(Saved entries)
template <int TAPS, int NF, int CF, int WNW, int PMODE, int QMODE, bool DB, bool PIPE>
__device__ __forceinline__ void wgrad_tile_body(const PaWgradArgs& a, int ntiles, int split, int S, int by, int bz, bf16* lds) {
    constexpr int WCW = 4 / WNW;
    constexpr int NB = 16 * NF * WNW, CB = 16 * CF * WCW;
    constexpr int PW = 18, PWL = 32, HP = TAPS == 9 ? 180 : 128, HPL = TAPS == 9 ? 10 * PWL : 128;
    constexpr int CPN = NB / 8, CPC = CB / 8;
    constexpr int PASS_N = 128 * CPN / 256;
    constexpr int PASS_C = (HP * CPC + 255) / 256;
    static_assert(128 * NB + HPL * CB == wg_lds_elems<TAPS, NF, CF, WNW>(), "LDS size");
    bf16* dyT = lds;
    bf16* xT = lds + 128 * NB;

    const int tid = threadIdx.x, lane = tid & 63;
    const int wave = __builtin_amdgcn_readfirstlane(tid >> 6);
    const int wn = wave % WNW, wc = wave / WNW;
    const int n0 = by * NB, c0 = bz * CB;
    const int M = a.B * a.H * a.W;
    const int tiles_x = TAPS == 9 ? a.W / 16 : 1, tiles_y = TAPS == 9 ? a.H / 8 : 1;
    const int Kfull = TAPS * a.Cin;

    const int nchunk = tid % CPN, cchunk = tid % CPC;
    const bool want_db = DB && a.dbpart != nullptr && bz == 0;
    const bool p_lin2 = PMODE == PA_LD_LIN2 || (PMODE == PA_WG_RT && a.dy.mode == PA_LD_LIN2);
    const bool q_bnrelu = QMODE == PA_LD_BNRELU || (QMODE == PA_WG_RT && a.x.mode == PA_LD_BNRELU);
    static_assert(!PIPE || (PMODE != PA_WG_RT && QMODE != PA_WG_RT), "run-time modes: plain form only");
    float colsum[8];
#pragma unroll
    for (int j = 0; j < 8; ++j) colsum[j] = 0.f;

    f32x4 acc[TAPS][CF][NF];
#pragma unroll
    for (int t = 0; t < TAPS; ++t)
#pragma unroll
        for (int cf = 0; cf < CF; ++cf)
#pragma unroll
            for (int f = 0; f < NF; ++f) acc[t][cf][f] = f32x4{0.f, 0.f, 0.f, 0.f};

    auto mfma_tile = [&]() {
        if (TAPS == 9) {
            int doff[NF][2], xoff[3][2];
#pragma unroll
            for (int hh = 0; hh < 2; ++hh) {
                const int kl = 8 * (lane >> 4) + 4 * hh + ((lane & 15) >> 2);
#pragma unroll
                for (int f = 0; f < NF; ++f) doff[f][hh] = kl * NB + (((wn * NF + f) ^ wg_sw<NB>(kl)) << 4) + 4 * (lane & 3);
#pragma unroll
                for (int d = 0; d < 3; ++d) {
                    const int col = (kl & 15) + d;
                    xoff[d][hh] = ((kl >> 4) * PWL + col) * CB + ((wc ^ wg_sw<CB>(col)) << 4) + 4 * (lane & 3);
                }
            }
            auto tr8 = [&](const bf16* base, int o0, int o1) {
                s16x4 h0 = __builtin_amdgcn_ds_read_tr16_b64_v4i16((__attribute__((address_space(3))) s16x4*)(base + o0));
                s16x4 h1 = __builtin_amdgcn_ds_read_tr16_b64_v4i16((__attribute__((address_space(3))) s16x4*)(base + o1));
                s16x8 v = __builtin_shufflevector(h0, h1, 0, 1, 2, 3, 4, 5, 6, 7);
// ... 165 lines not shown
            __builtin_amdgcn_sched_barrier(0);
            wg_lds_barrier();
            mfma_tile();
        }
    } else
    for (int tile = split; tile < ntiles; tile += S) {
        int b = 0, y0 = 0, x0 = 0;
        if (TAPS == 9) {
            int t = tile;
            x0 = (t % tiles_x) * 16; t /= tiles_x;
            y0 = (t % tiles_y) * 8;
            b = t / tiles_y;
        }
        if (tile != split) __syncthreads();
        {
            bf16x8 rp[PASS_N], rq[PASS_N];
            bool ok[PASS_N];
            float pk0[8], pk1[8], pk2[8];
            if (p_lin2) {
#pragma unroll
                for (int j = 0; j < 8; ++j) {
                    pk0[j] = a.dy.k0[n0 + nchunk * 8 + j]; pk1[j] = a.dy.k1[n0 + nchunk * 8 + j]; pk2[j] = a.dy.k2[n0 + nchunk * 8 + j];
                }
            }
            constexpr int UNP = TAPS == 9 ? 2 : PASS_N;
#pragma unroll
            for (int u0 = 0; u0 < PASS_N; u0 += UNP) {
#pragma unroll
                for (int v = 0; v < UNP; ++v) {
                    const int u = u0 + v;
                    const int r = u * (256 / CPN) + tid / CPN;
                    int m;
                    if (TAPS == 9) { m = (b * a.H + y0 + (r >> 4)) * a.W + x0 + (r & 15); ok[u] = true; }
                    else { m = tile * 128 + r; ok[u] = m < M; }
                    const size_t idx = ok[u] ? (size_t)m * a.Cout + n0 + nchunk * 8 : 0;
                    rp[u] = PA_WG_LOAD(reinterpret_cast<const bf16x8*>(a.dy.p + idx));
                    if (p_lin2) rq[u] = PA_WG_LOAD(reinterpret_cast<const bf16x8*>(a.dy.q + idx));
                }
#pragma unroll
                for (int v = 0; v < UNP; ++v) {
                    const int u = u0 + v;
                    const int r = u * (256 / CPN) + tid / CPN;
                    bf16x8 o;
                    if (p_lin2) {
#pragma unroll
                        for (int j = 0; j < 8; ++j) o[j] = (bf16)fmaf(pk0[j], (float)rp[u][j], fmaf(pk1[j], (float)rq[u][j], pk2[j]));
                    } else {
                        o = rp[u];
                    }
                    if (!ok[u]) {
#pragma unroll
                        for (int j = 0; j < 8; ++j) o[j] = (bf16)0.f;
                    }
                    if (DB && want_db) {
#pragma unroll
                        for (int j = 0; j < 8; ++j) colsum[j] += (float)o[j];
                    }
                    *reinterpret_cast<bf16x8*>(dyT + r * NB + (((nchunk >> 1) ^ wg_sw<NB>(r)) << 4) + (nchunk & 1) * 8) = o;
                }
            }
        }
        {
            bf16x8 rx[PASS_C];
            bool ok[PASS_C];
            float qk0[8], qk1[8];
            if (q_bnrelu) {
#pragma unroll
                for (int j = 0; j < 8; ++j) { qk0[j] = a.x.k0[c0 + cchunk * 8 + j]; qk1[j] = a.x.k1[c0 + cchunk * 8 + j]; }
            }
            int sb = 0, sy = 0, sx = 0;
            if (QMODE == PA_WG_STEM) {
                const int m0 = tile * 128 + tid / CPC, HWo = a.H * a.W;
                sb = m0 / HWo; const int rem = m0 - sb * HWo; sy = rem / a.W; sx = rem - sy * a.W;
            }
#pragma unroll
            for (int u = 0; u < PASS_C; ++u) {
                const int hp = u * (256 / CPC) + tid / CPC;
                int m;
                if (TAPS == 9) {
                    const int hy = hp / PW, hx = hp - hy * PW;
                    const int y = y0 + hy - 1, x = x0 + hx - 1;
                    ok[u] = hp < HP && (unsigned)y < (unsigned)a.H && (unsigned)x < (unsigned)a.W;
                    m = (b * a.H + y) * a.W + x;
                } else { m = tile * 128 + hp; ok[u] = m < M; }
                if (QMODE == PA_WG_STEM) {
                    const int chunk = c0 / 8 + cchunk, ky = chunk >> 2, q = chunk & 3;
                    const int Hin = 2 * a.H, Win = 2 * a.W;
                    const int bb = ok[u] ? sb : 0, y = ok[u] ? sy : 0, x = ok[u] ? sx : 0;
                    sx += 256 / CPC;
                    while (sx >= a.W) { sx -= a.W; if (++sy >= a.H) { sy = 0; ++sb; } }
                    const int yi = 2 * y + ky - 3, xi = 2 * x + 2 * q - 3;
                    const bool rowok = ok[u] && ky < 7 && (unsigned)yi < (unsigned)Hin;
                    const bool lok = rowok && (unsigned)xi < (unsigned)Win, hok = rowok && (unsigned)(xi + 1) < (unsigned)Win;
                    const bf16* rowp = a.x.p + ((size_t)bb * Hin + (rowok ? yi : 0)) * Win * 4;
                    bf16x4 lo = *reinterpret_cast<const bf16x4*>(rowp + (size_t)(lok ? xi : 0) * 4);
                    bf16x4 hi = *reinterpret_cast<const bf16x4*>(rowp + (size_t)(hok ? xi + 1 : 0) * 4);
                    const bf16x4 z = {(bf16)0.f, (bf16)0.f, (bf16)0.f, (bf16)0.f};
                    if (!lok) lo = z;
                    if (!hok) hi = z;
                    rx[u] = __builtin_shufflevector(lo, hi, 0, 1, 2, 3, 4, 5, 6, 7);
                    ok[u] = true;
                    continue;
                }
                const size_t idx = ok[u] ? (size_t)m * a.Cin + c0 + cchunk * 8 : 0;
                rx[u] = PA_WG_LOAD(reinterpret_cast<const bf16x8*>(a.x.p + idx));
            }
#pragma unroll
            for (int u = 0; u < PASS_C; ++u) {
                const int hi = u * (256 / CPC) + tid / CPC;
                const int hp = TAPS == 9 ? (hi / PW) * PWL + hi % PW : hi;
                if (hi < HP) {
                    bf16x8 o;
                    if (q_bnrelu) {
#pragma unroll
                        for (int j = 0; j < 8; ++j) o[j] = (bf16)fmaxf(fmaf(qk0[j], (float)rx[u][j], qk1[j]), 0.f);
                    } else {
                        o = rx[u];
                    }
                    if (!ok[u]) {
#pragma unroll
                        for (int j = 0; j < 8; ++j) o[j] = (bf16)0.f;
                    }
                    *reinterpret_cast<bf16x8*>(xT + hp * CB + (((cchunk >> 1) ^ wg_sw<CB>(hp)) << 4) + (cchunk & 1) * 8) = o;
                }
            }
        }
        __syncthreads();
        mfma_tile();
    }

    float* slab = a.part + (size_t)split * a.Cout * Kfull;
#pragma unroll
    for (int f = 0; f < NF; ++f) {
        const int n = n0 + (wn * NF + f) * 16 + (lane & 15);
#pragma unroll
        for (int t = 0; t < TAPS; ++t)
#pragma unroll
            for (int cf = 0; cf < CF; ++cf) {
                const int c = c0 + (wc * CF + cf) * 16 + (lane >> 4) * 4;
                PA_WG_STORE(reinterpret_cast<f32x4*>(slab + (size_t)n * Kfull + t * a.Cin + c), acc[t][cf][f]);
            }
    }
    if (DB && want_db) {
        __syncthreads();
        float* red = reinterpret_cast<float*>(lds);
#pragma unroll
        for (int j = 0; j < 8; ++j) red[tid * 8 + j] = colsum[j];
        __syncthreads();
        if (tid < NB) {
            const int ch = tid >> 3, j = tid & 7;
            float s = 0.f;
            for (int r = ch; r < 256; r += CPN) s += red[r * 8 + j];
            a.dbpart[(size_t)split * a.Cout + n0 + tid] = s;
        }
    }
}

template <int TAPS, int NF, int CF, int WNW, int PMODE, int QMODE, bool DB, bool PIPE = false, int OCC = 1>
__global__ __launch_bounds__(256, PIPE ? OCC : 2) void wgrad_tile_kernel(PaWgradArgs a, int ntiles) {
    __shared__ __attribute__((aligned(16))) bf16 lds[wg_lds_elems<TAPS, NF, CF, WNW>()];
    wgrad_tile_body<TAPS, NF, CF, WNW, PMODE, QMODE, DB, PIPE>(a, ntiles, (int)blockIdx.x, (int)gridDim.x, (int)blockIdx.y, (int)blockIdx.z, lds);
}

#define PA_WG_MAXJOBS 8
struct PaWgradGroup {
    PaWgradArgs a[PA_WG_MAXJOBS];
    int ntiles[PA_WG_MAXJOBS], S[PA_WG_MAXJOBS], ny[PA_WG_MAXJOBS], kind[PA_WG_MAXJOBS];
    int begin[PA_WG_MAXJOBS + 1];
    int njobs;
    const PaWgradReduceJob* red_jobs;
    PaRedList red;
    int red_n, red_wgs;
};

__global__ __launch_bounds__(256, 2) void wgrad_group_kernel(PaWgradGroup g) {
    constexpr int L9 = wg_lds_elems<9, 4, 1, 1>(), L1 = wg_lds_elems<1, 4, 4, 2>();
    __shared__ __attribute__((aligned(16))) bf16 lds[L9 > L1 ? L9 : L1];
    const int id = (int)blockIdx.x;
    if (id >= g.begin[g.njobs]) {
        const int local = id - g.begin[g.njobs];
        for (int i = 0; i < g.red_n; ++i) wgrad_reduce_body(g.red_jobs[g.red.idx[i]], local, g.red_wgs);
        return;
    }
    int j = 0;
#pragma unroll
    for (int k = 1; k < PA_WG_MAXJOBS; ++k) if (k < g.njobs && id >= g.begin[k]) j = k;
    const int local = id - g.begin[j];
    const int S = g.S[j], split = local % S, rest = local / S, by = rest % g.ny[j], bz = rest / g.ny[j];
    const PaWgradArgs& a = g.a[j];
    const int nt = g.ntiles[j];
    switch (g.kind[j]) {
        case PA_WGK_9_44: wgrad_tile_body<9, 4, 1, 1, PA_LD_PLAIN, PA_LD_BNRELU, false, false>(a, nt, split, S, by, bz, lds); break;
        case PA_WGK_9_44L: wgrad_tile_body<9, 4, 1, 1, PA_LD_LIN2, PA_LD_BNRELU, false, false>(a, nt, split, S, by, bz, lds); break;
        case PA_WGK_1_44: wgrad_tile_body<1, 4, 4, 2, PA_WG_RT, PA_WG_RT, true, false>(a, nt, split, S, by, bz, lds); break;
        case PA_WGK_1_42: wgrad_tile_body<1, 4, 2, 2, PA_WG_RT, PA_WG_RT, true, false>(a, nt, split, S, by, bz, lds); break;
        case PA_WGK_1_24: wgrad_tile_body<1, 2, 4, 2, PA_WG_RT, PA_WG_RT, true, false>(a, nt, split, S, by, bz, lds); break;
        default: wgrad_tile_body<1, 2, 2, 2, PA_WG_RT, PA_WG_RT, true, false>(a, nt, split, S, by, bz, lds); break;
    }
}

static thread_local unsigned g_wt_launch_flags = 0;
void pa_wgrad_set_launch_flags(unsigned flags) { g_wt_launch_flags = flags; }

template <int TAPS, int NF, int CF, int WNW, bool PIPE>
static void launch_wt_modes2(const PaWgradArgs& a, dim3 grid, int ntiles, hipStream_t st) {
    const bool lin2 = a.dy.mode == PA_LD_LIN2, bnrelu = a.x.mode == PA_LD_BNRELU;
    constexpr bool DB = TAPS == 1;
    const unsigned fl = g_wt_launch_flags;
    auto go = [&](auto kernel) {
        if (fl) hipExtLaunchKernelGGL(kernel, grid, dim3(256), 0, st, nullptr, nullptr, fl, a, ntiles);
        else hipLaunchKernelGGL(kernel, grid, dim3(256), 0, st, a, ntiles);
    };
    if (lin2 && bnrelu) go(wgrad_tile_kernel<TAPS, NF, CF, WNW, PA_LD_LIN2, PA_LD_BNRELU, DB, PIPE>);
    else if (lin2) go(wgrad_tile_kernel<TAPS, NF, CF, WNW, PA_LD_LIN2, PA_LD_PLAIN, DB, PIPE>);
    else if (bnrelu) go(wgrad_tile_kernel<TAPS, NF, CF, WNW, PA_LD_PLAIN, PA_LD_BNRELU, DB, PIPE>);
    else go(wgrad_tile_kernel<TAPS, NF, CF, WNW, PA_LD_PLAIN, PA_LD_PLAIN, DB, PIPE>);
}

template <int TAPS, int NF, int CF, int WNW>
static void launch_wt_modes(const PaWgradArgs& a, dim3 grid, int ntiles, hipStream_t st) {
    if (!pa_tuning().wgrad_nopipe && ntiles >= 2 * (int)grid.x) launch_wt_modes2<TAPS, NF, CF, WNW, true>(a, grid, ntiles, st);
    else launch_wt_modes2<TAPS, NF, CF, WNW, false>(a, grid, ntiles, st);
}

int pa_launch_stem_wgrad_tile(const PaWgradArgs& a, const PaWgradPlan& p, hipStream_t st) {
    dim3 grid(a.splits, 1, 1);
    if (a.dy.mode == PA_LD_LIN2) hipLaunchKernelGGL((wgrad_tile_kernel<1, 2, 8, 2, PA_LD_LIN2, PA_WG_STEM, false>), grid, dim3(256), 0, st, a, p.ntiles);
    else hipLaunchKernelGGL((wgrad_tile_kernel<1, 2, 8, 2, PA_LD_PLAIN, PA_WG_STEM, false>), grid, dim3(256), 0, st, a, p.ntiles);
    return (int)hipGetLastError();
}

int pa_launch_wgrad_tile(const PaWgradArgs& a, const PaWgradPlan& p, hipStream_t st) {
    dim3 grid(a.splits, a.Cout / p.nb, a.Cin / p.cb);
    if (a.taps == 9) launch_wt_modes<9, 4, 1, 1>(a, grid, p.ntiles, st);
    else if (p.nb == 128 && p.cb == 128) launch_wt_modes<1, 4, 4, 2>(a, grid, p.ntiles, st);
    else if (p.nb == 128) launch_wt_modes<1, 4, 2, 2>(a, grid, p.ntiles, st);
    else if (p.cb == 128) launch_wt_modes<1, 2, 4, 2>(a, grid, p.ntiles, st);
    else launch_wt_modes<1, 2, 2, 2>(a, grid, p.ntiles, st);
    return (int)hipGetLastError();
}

THE PROBLEM ▸ Start with the line above that contains "const int n0 = by * NB, c0 = bz * CB;" and end with the line that contains "float colsum[8];". Write out those lines exactly, and only those.

RESPONSE ▸
    const int n0 = by * NB, c0 = bz * CB;
    const int M = a.B * a.H * a.W;
    const int tiles_x = TAPS == 9 ? a.W / 16 : 1, tiles_y = TAPS == 9 ? a.H / 8 : 1;
    const int Kfull = TAPS * a.Cin;

    const int nchunk = tid % CPN, cchunk = tid % CPC;
    const bool want_db = DB && a.dbpart != nullptr && bz == 0;
    const bool p_lin2 = PMODE == PA_LD_LIN2 || (PMODE == PA_WG_RT && a.dy.mode == PA_LD_LIN2);
    const bool q_bnrelu = QMODE == PA_LD_BNRELU || (QMODE == PA_WG_RT && a.x.mode == PA_LD_BNRELU);
    static_assert(!PIPE || (PMODE != PA_WG_RT && QMODE != PA_WG_RT), "run-time modes: plain form only");
    float colsum[8];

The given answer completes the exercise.